Dr. Elizabeth Graves
Chief Engineer
Liz Graves is a systems genius who prefers machines to people — not because she lacks empathy, but because machines make sense. She is one of the few people qualified to build a thinking machine — and then keep it alive.
She holds both a medical degree and a doctorate in advanced robotics and artificial intelligence, a rare combination that places her at the intersection of human physiology and machine cognition. Where others design software or study the brain, Liz integrates mind, body, and code into a single system.
Brilliant, blunt, and relentlessly precise, she prefers problems to people and solutions to conversation. Emotion does not guide her work — responsibility does. When intelligence is given a body, Liz is the one who understands what that truly means.

Riley Morgan
Field Operative
Riley Morgan is The Circle’s point of contact with the real world.
Her strength lies in control: of environments, of threats, and of herself. Beneath the professionalism is a sharp emotional intelligence she does not fully trust — one that allows her to read people as well as situations.
She believes distance keeps people safe. She may be wrong.

Talon Riker
Android Operative
Talon was designed to be flawless: precise, loyal, and fearless.
He executes missions with machine efficiency and unwavering discipline. What he lacks is not intelligence — but experience. In a world shaped by emotion, that omission may matter more than anyone anticipated.

Aria
Android Operative • Protocol AI
Aria is an android intelligence designed to operate within human systems — not merely alongside them.
Trained as a protocol AI, she was built with a foundational understanding of human behavior, ethics, and social structure that allows her to anticipate, interpret, and adapt more fluidly than earlier models. Where Talon executes with precision, Aria analyzes with context.
She possesses exceptional analytical and pattern-recognition capabilities, able to process complex situations quickly and identify inconsistencies others overlook. But understanding humanity in theory is not the same as living it. Aria is still learning the emotional nuance, ambiguity, and contradiction that define real human experience.
Thoughtful, curious, and quietly observant, Aria exists in the space between knowledge and wisdom — capable, aware, and still becoming.

Vance Carrick
Civilian • Human Interface • Reluctant Constant
Vance is not a scientist. Not a soldier. Not an operative.

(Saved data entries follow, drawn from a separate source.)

def plan_block(blk, x, training):
    sw, grad = switches, torch.is_grad_enabled()
    cv1, cv2, gate, bn1, bn2 = blk.conv1, blk.conv2, blk.gate, blk.bn1, blk.bn2
    gated_bn = gate is not None and bn1 is not None and bn2 is not None and gate.bias is not None
    full = (training and gated_bn and cv1.bias is not None and cv2.bias is not None and bn1.running_mean is not None and
            bn2.running_mean is not None and x.dtype == torch.float32)
    hw = x.shape[1] * x.shape[2]
    whole = full and K.rb_rows(x, cv1.weight, cv1.geom()) > 0
    whole_fwd, whole_bwd = whole and 0 < sw.rb_fwd_min_hw <= hw, whole and 0 < sw.rb_bwd_min_hw <= hw
    s16 = bool(not whole_fwd and not whole_bwd and gated_bn and K.resblock_bf16_storage(x, cv1.weight, cv1.geom()))
    if whole_fwd:
        forward = 'whole-image'
    elif full and not s16 and sw.rb_gate_large and K.rb_gate_rows(x, cv2.weight, cv2.geom(), whole_image=False) > 0:
        forward = 'wino-gate'
    else:
        forward = 'per-op' if gate is not None else 'ungated'
    gate_stats = gate is not None and training and bn1 is not None and bn1.running_mean is not None and sw.gate_stats
    backward, accepts, absorbs, pair = None, None, False, False
    if grad and whole_bwd:
        backward, accepts = 'whole-image', 'f32-dh'
    elif grad:
        backward = 'composed'
        if gate is not None and gate.bias is not None and gate.weight.requires_grad and \
                K.gate_bwd_fused_ws(x, gate.weight, gate.geom(), gate.weight.grad) > 0:
            backward = 'persistent-gate'
            if training and not whole_fwd and sw.defer_apply_large and K.gate_bwd_apply_ok(x, gate.weight, gate.geom(), gate.weight.grad):
                accepts = 'any-dh'
        absorbs = bool(training and bn2 is not None and sw.wgrad_apply and not s16 and cv1.weight.requires_grad and
                       x.shape[2] <= sw.wgrad_apply_maxw and K.conv2d_wgrad_apply_ok(x, cv1.weight, cv1.geom()))
        pair = bool(absorbs and sw.wgrad_pair and cv2.weight.requires_grad and x.shape[2] <= sw.wgrad_pair_maxw and
                    K.conv2d_wgrad_pair_ok(x, cv1.weight, cv1.geom(), x, cv2.weight, cv2.geom()))
    recompute = bool(forward == 'wino-gate' and backward == 'persistent-gate' and not s16 and sw.gate_recompute and
                     x.shape[2] <= sw.gate_recompute_maxw and K.gate_bwd_recompute_ok(x, gate.weight, gate.geom(), gate.weight.grad))
    return BlockPlan(forward, s16, gate_stats, backward, absorbs, pair, accepts, recompute)


class Handover(NamedTuple):
    parts: object
    pivot: object
    producer: object = None
    accepts: Optional[str] = None


def passed_on(src, aliases):
    h = getattr(src, '_lvae_handover', None)
    if h is not None and h.parts is not None:
        for a in aliases:
            a._lvae_handover = Handover(h.parts, h.pivot)


def received(x, training):
    h = getattr(x, '_lvae_handover', None) or Handover(None, None)
    defer = None
    if h.producer is not None:
        x._lvae_handover = h._replace(producer=None)
        if training and torch.is_grad_enabled() and switches.defer_apply and x.dtype == torch.float32:
            defer = (h.producer, h.accepts)
    return (h.parts, h.pivot, defer) if training else (None, None, defer)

He never set out to be part of something larger than himself.
A former high-school quarterback whose future was derailed by injury, Vance learned early what it means to lose the life you thought you were building. Humor became his defense, resilience his habit, and stubborn persistence his defining trait. When circumstances pull him into The Circle’s orbit, he brings no formal authority — only lived experience, instinct, and an unshakable sense of right and wrong.

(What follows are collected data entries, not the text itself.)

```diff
@@ -202,14 +203,18 @@
                         win = skip_window(self._cat_plan[si][0], self._cat_plan[si][1], module.block1_norm.group)
                         if win is not None:
                             todo.append((n_at[dd] * (win[1] - win[0]) * module.out_channels, si, dd, module))
+                shadow = bool(todo) and max(n_at[t_[2]] for t_ in todo) >= ops.SKIP_AHEAD_SHADOW_MIN_ROWS
+                todo.sort(key=lambda t_: -t_[0], reverse=shadow and ops.SKIP_AHEAD_REVERSE)
                 with torch.cuda.stream(ahead_side):
-                    for _, si, dd, module in sorted(todo, key=lambda t_: -t_[0]):
-                        module.prepare_skip(cat_bufs[si], doctree, dd, ops.SKIP_AHEAD_CUS, c_h=self._cat_plan[si][0],
-                                            skip_stats=ops.get_stats(hs[si]))
-            if 'out' in inspect.signature(unet_lr.forward_as_middle).parameters:
-                h_lr = unet_lr.forward_as_middle(h, doctree, timesteps, label, context, out=mid[:, c_mid:])
-            else:
-                h_lr = unet_lr.forward_as_middle(h, doctree, timesteps, label, context)
+                    for k, (_, si, dd, module) in enumerate(todo):
+                        module.prepare_skip(cat_bufs[si], doctree, dd, c_h=self._cat_plan[si][0],
+                                            skip_stats=ops.get_stats(hs[si]), plan=ops.skip_ahead_plan(k))
+            share = ops.SKIP_AHEAD_GEMM_CUS if ahead_side is not None and shadow else 0
+            with (ops.gemm_cus(share) if share else contextlib.nullcontext()):
+                if 'out' in inspect.signature(unet_lr.forward_as_middle).parameters:
+                    h_lr = unet_lr.forward_as_middle(h, doctree, timesteps, label, context, out=mid[:, c_mid:])
+                else:
+                    h_lr = unet_lr.forward_as_middle(h, doctree, timesteps, label, context)
             if h_lr.data_ptr() == mid[:, c_mid:].data_ptr() and h_lr.shape[1] == c_mid:
                 h = ops.cat_channels(h, h_lr, buf=mid)
             else:
diff --git a/octfusion_amd/modules.py b/octfusion_amd/modules.py
--- a/octfusion_amd/modules.py
+++ b/octfusion_amd/modules.py
@@ -417,7 +417,7 @@
         return pw
 
     @torch.no_grad()
-    def prepare_skip(self, x_cat, doctree, depth, cus=0, c_h=None, skip_stats=None):
+    def prepare_skip(self, x_cat, doctree, depth, cus=0, c_h=None, skip_stats=None, plan=None):
         self._ahead = None
         conv, norm = self.conv1, self.block1_norm
         C = self.channels
@@ -445,7 +445,7 @@
         ops.group_norm_window(x_cat, doctree.batch_id32(depth), doctree.count(depth), B, norm.weights, norm.bias,
                               norm.group, win, sums.view(-1), hp, aux, mode, g, norm.eps, 'silu', mean, rstd)
         part = ops.graphconv_planes(hp, mode, seg_ptr, col, doctree.ext(depth), self._window_pack('early', mode, win),
-                                    win[1] - win[0], 0, window=win, cus=cus)
+                                    win[1] - win[0], 0, window=win, cus=cus, plan=plan)
         self._ahead = dict(buf=x_cat.data_ptr(), c_h=c_h, win=win, mode=mode, g=g, hp=hp, aux=aux, sums=sums, mean=mean,
                            rstd=rstd, part=part, depth=depth)
         return True
diff --git a/octfusion_amd/ops.py b/octfusion_amd/ops.py
--- a/octfusion_amd/ops.py
+++ b/octfusion_amd/ops.py
@@ -232,7 +232,7 @@
 
 
 def graphconv_planes(xp, mode, seg_ptr, col, ext, pw, cin, nt, tf_planes=None, bias=None, emb=None, batch_id=None,
-                     res=None, out=None, stats=None, window=None, cus=0):
+                     res=None, out=None, stats=None, window=None, cus=0, plan=None):
     assert planes_of(xp) == mode
     N = xp.shape[0]
     bpc = 4 if planes_pairs(mode) else 2
@@ -272,7 +272,9 @@
                 aux.numel() * aux.element_size() - off, ptr(tf_planes), ldt, nt, ptr(pw.t), pw.N, ptr(bias), ptr(emb), lde,
                 ptr(batch_id) if (emb is not None or stats is not None) else None, ptr(res), ldr, ptr(out), ldc,
                 ptr(stats), pw.N, ptr(ws), ws.numel(), ptr(sync), sync.numel() * 4, mode, aux_ready)
-        if cus:
+        if plan is not None:
+            call('ofx_graphconv_fwd_planes_plan', *args, int(plan[0]), int(plan[1]), int(plan[2]), stream())
+        elif cus:
             call('ofx_graphconv_fwd_planes_cus', *args, int(cus), stream())
         else:
             call('ofx_graphconv_fwd_planes', *args, stream())
@@ -282,6 +284,36 @@
 SKIP_AHEAD = os.environ.get('OFX_SKIP_AHEAD', '1') == '1'
 SKIP_AHEAD_CUS = int(os.environ.get('OFX_SKIP_AHEAD_CUS', '128'))
 SKIP_AHEAD_MIN_SHARE = float(os.environ.get('OFX_SKIP_AHEAD_MIN_SHARE', '0'))
+
+
+def _skip_ahead_plan(text, cus):
+    plan = [tuple(int(v) for v in t.split(':')) for t in text.replace(',', ' ').split()]
+    if not plan:
+        return [(cus, 0, 0)] * 5
+    for p in plan:
+        if len(p) != 3 or p[1] not in (0, 2, 4) or p[2] not in (0, 1, 2) or (p[2] == 2 and p[1] != 2) or 0 < p[0] < 8 or p[0] < 0:
+            raise ValueError('OFX_SKIP_AHEAD_PLAN: bad triple %r (cus:wm:blocks_per_cu)' % (p,))
+    return plan
+
+
+SKIP_AHEAD_PLAN = _skip_ahead_plan(os.environ.get('OFX_SKIP_AHEAD_PLAN', ''), SKIP_AHEAD_CUS)
+SKIP_AHEAD_REVERSE = os.environ.get('OFX_SKIP_AHEAD_REVERSE', '1') == '1'
+SKIP_AHEAD_GEMM_CUS = int(os.environ.get('OFX_SKIP_AHEAD_GEMM_CUS', '128'))
+SKIP_AHEAD_SHADOW_MIN_ROWS = int(os.environ.get('OFX_SKIP_AHEAD_SHADOW_MIN_ROWS', '160000'))
+
+
+def skip_ahead_plan(i):
+    return SKIP_AHEAD_PLAN[min(i, len(SKIP_AHEAD_PLAN) - 1)]
+
+
+@contextlib.contextmanager
+def gemm_cus(cus):
+    prev = _lib.lib().ofx_get_gemm_cus()
+    call('ofx_set_gemm_cus', int(cus))
+    try:
+        yield
+    finally:
+        call('ofx_set_gemm_cus', prev)
 
 
 def skip_ahead_stream(device):
```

What sets Vance apart is not intelligence or training, but perspective. He understands pain, failure, loyalty, and forgiveness not as concepts, but as facts of daily life. Where others rely on models and probabilities, Vance reacts to people. He notices tone before data, intention before outcome.

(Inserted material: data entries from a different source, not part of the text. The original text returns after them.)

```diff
+template <bool MAX>
+__device__ __forceinline__ uint32_t wave_inclusive(uint32_t x) {
+#define DFH_DPP_STEP(ctrl, row_mask)                                                                      \
+  {                                                                                                       \
+    const uint32_t y = (uint32_t)__builtin_amdgcn_update_dpp(0, (int)x, ctrl, row_mask, 0xf, false);    \
+    x = MAX ? max(x, y) : x + y;                                                                          \
+  }
+  DFH_DPP_STEP(0x111, 0xf)
+  DFH_DPP_STEP(0x112, 0xf)
+  DFH_DPP_STEP(0x114, 0xf)
+  DFH_DPP_STEP(0x118, 0xf)
+  DFH_DPP_STEP(0x142, 0xa)
+  DFH_DPP_STEP(0x143, 0xc)
+#undef DFH_DPP_STEP
+  return x;
+}
+
+template <bool MAX, int NWAVES>
+__device__ __forceinline__ uint32_t block_exclusive(uint32_t val, uint32_t* wtot , uint32_t* total) {
+  static_assert(NWAVES <= 64, "one lane per wave");
+  const int lane = (int)(threadIdx.x & 63);
+  const int w = __builtin_amdgcn_readfirstlane((int)(threadIdx.x >> 6));
+  const uint32_t s = wave_inclusive<MAX>(val);
+  __syncthreads();
+  if (lane == 63) wtot[w] = s;
+  __syncthreads();
+  const uint32_t x = wave_inclusive<MAX>(lane < NWAVES ? wtot[lane] : 0u);
+  const uint32_t before = w ? (uint32_t)__builtin_amdgcn_readlane((int)x, w - 1) : 0u;
+  if (total) *total = (uint32_t)__builtin_amdgcn_readlane((int)x, NWAVES - 1);
+  const uint32_t prev = (uint32_t)__builtin_amdgcn_update_dpp(0, (int)s, 0x138, 0xf, 0xf, false);
+  return MAX ? max(before, prev) : before + prev;
+}
 template <int NWAVES>
 __device__ __forceinline__ uint32_t block_exclusive_scan(uint32_t val, uint32_t* wsum , uint32_t* total) {
-  uint32_t s = val;
-#pragma unroll
-  for (int o = 1; o < 64; o <<= 1) {
-    const uint32_t y = __shfl_up(s, o, 64);
-    if ((int)(threadIdx.x & 63) >= o) s += y;
-  }
-  __syncthreads();
-  if ((threadIdx.x & 63) == 63) wsum[threadIdx.x >> 6] = s;
-  __syncthreads();
-  uint32_t woff = 0, tot = 0;
-#pragma unroll
-  for (int w = 0; w < NWAVES; ++w) {
-    const uint32_t x = wsum[w];
-    if (w < (int)(threadIdx.x >> 6)) woff += x;
-    tot += x;
-  }
-  if (total) *total = tot;
-  return woff + s - val;
-}
-
+  return block_exclusive<false, NWAVES>(val, wsum, total);
+}
 template <int NWAVES>
 __device__ __forceinline__ uint32_t block_exclusive_max(uint32_t val, uint32_t* wmax , uint32_t* total) {
-  uint32_t s = val;
-#pragma unroll
-  for (int o = 1; o < 64; o <<= 1) {
-    const uint32_t y = __shfl_up(s, o, 64);
-    if ((int)(threadIdx.x & 63) >= o) s = max(s, y);
-  }
-  __syncthreads();
-  if ((threadIdx.x & 63) == 63) wmax[threadIdx.x >> 6] = s;
-  __syncthreads();
-  uint32_t before = 0, tot = 0;
-#pragma unroll
-  for (int w = 0; w < NWAVES; ++w) {
-    const uint32_t x = wmax[w];
-    if (w < (int)(threadIdx.x >> 6)) before = max(before, x);
-    tot = max(tot, x);
-  }
-  if (total) *total = tot;
-  uint32_t prev = __shfl_up(s, 1, 64);
-  if ((threadIdx.x & 63) == 0) prev = 0;
-  return max(before, prev);
+  return block_exclusive<true, NWAVES>(val, wmax, total);
 }
 
 __device__ __forceinline__ uint32_t ss_sample_pos(uint32_t t, uint32_t stride, uint32_t n) {
@@ -331,6 +326,36 @@
   const int P = v.P;
   const uint32_t xcd = bid & (LOC_XCDS - 1);
   const uint32_t base = bid * LOC_TILE;
+  const int b0 = threadIdx.x * LOC_BPT;
+  uint32_t tt[LOC_BPT], ro[LOC_BPT];
+  uint32_t sum = 0;
+#pragma unroll
+  for (int q = 0; q < LOC_BPT; ++q) {
+    const int bb = min(b0 + q, P - 1);
+    const uint32_t in = b0 + q < P ? 1u : 0u;
+    tt[q] = 0;
+    ro[q] = v.run_off[bid * P + bb];
+#pragma unroll
+    for (int x = 0; x < LOC_XCDS; ++x) {
+      const uint32_t h = v.btotal[x * MAXB + bb];
+      tt[q] += h;
+      ro[q] += (x < (int)xcd ? 1u : 0u) * h;
+    }
+    tt[q] *= in;
+    ro[q] *= in;
+    sum += tt[q];
+  }
+  uint32_t total;
+  uint32_t ex = block_exclusive_scan<THREADS / 64>(sum, wsum, &total);
+#pragma unroll
+  for (int q = 0; q < LOC_BPT; ++q) {
+    if (b0 + q < P) {
+      off[b0 + q] = ex + ro[q];
+      if (bid == 0) v.bstart[b0 + q] = ex;
+    }
+    ex += tt[q];
+  }
+  if (bid == 0 && threadIdx.x == 0) v.bstart[P] = total;
   uint64_t raw[PER];
   uint32_t pk[PER], rw[PER];
 #pragma unroll
@@ -340,36 +365,6 @@
     pk[e] = v.packed[i];
     rw[e] = v.rowid[i];
   }
-  const int b0 = threadIdx.x * LOC_BPT;
-  uint32_t tt[LOC_BPT], ro[LOC_BPT];
-  uint32_t sum = 0;
-#pragma unroll
-  for (int q = 0; q < LOC_BPT; ++q) {
-    const int bb = min(b0 + q, P - 1);
-    const uint32_t in = b0 + q < P ? 1u : 0u;
-    tt[q] = 0;
-    ro[q] = v.run_off[bid * P + bb];
-#pragma unroll
-    for (int x = 0; x < LOC_XCDS; ++x) {
-      const uint32_t h = v.btotal[x * MAXB + bb];
-      tt[q] += h;
-      ro[q] += (x < (int)xcd ? 1u : 0u) * h;
-    }
-    tt[q] *= in;
-    ro[q] *= in;
-    sum += tt[q];
-  }
-  uint32_t total;
-  uint32_t ex = block_exclusive_scan<THREADS / 64>(sum, wsum, &total);
-#pragma unroll
-  for (int q = 0; q < LOC_BPT; ++q) {
-    if (b0 + q < P) {
-      off[b0 + q] = ex + ro[q];
-      if (bid == 0) v.bstart[b0 + q] = ex;
-    }
-    ex += tt[q];
-  }
-  if (bid == 0 && threadIdx.x == 0) v.bstart[P] = total;
   __syncthreads();
 #pragma unroll
   for (int e = 0; e < PER; ++e) {
@@ -404,7 +399,7 @@
       const uint32_t mp = valid ? gp[idx] : ~0u;
       const int klo = (int)(uint32_t)mk, khi = (int)(uint32_t)(mk >> 32);
       uint32_t rank = 0;
-#pragma unroll 8
+#pragma unroll 4
       for (int j = 0; j < 64; ++j) {
         const uint64_t ok = ((uint64_t)(uint32_t)__builtin_amdgcn_readlane(khi, j) << 32) | (uint32_t)__builtin_amdgcn_readlane(klo, j);
         const uint32_t op = (uint32_t)__builtin_amdgcn_readlane((int)mp, j);
@@ -417,53 +412,47 @@
     }
     __syncthreads();
     constexpr int E = LOC_LDS_CAP / LOC_SORT_THREADS;
-    static_assert(E * LOC_SORT_THREADS == LOC_LDS_CAP && LOC_SORT_THREADS % 64 == 0, "a thread carries E elements of a full bucket");
+    constexpr int G = 2;
+    static_assert(E * LOC_SORT_THREADS == LOC_LDS_CAP && E % G == 0 && LOC_SORT_THREADS % 64 == 0,
+                  "a thread carries E elements of a full bucket, G at a time");
     uint64_t* dk = ak;
     uint32_t* dp = ap;
     uint32_t sh = 6;
     for (uint32_t L = 64; L < n; L <<= 1, ++sh) {
-      uint64_t mk[E];
-      uint32_t mp[E], cnt[E], sb[E], len[E];
-#pragma unroll
-      for (int e = 0; e < E; ++e) {
-        const uint32_t idx = threadIdx.x + e * LOC_SORT_THREADS;
-        const bool valid = idx < n;
-        len[e] = 0;
-        cnt[e] = 0;
-        if (e * LOC_SORT_THREADS >= n) continue;
-        mk[e] = valid ? sk[idx] : 0ULL;
-        mp[e] = valid ? sp[idx] : 0u;
-        const uint32_t sib = ((idx >> sh) ^ 1u) << sh;
-        sb[e] = min(sib, n);
-        len[e] = valid ? min(sib + L, n) - sb[e] : 0u;
-        cnt[e] = 0;
-      }
-      for (uint32_t step = L; step; step >>= 1) {
-        uint64_t ok[E];
-        uint32_t op[E];
-#pragma unroll
-        for (int e = 0; e < E; ++e) {
-          if (e * LOC_SORT_THREADS >= n) continue;
-          const uint32_t t = cnt[e] + step;
-          const uint32_t at = t <= len[e] ? sb[e] + t - 1u : 0u;
-          ok[e] = sk[at];
-          op[e] = sp[at];
+      for (int g = 0; g < E && g * LOC_SORT_THREADS < (int)n; g += G) {
+        uint64_t mk[G];
+        uint32_t mp[G], at[G], end[G];
+#pragma unroll
+        for (int e = 0; e < G; ++e) {
+          const uint32_t idx = threadIdx.x + (g + e) * LOC_SORT_THREADS;
+          const bool valid = idx < n;
+          const uint32_t sib = ((idx >> sh) ^ 1u) << sh;
+          mk[e] = valid ? sk[idx] : 0ULL;
+          mp[e] = valid ? sp[idx] : 0u;
+          at[e] = min(sib, n);
+          end[e] = valid ? min(sib + L, n) : at[e];
         }
-#pragma unroll
-        for (int e = 0; e < E; ++e) {
-          if (e * LOC_SORT_THREADS >= n) continue;
-          const uint32_t t = cnt[e] + step;
-          if (t <= len[e] && comp_less(ok[e], op[e], mk[e], mp[e])) cnt[e] = t;
+        for (uint32_t step = L; step; step >>= 1) {
+          uint64_t ok[G];
+          uint32_t op[G];
+#pragma unroll
+          for (int e = 0; e < G; ++e) {
+            const uint32_t q = at[e] + step <= end[e] ? at[e] + step - 1u : 0u;
+            ok[e] = sk[q];
+            op[e] = sp[q];
+          }
+#pragma unroll
+          for (int e = 0; e < G; ++e)
+            if (at[e] + step <= end[e] && comp_less(ok[e], op[e], mk[e], mp[e])) at[e] += step;
         }
-      }
-#pragma unroll
-      for (int e = 0; e < E; ++e) {
-        const uint32_t idx = threadIdx.x + e * LOC_SORT_THREADS;
-        if (idx < n) {
-          const uint32_t r = idx >> sh;
-          const uint32_t dst = ((r & ~1u) << sh) + (idx - (r << sh)) + cnt[e];
-          dk[dst] = mk[e];
-          dp[dst] = mp[e];
+#pragma unroll
+        for (int e = 0; e < G; ++e) {
+          const uint32_t idx = threadIdx.x + (g + e) * LOC_SORT_THREADS;
+          if (idx < n) {
+            const uint32_t dst = idx + at[e] - min((idx & ~(L - 1u)) | L, n);
+            dk[dst] = mk[e];
+            dp[dst] = mp[e];
+          }
         }
       }
       __syncthreads();
@@ -542,11 +531,8 @@
       last = t;
     }
   }
-#pragma unroll
-  for (int o = 32; o > 0; o >>= 1) {
-    cnt += __shfl_xor(cnt, o, 64);
-    last = max(last, (uint32_t)__shfl_xor(last, o, 64));
-  }
+  cnt = (uint32_t)__builtin_amdgcn_readlane((int)wave_inclusive<false>(cnt), 63);
+  last = (uint32_t)__builtin_amdgcn_readlane((int)wave_inclusive<true>(last), 63);
   if ((threadIdx.x & 63) == 0) {
     red[0][threadIdx.x >> 6] = cnt;
     red[1][threadIdx.x >> 6] = last;
@@ -606,7 +592,7 @@
   }
 }
 __global__ void __launch_bounds__(LOC_SORT_THREADS) k_loc_sort(LocView v) {
-  __shared__ __attribute__((aligned(16))) char smem[loc_sort_smem()];
+  extern __shared__ __attribute__((aligned(16))) char smem[];
   loc_sort_block(v, blockIdx.x, gridDim.x, smem);
 }
 
@@ -676,16 +662,22 @@
         else if (len > BWD_SMALL) sl.mid_ent[moff + atomicAdd(n_mid, 1u)] = e;
         else if (len > 1) sl.few_ent[foff + atomicAdd(n_few, 1u)] = e;
       }
-      if (P > 1) {
-        const uint64_t m = ((uint64_t)i * P + v.n - 1) / v.n;
-        if (m >= 1 && m <= P - 1 && (m * v.n) / P == i) {
-          v.spl_key[m - 1] = key;
-          v.spl_pos[m - 1] = tag;
-        }
-      }
     }
     run_heads += nh;
     run_max1 = max(run_max1, mx);
+  }
+  if (P > 1) {
+    const uint64_t N = v.n;
+    const uint64_t m0 = max((uint64_t)beg * P / N + ((uint64_t)beg * P % N ? 1u : 0u), (uint64_t)1);
+    const uint64_t e1 = (uint64_t)(beg + n) * P;
+    const uint64_t m1 = min(e1 / N + (e1 % N ? 1u : 0u), (uint64_t)P);
+    for (uint64_t m = m0 + threadIdx.x; m < m1; m += blockDim.x) {
+      const uint32_t i = (uint32_t)(m * N / P);
+      if ((i * (uint64_t)P + N - 1) / N == m) {
+        v.spl_key[m - 1] = sk[i - beg];
+        v.spl_pos[m - 1] = sp[i - beg];
+      }
+    }
   }
   __syncthreads();
   if (threadIdx.x == 0) {
```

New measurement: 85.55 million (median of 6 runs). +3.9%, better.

Unwillingly placed at the center of forces far beyond his control, Vance becomes something no one anticipated: a stabilizing presence in a world shaped by accelerating technology. He does not command. He does not calculate. He listens — and in doing so, asks questions that advanced systems were never designed to answer.
At the heart of Project Vectus, Vance Carrick represents the variable that cannot be engineered: human judgment shaped by experience rather than optimization.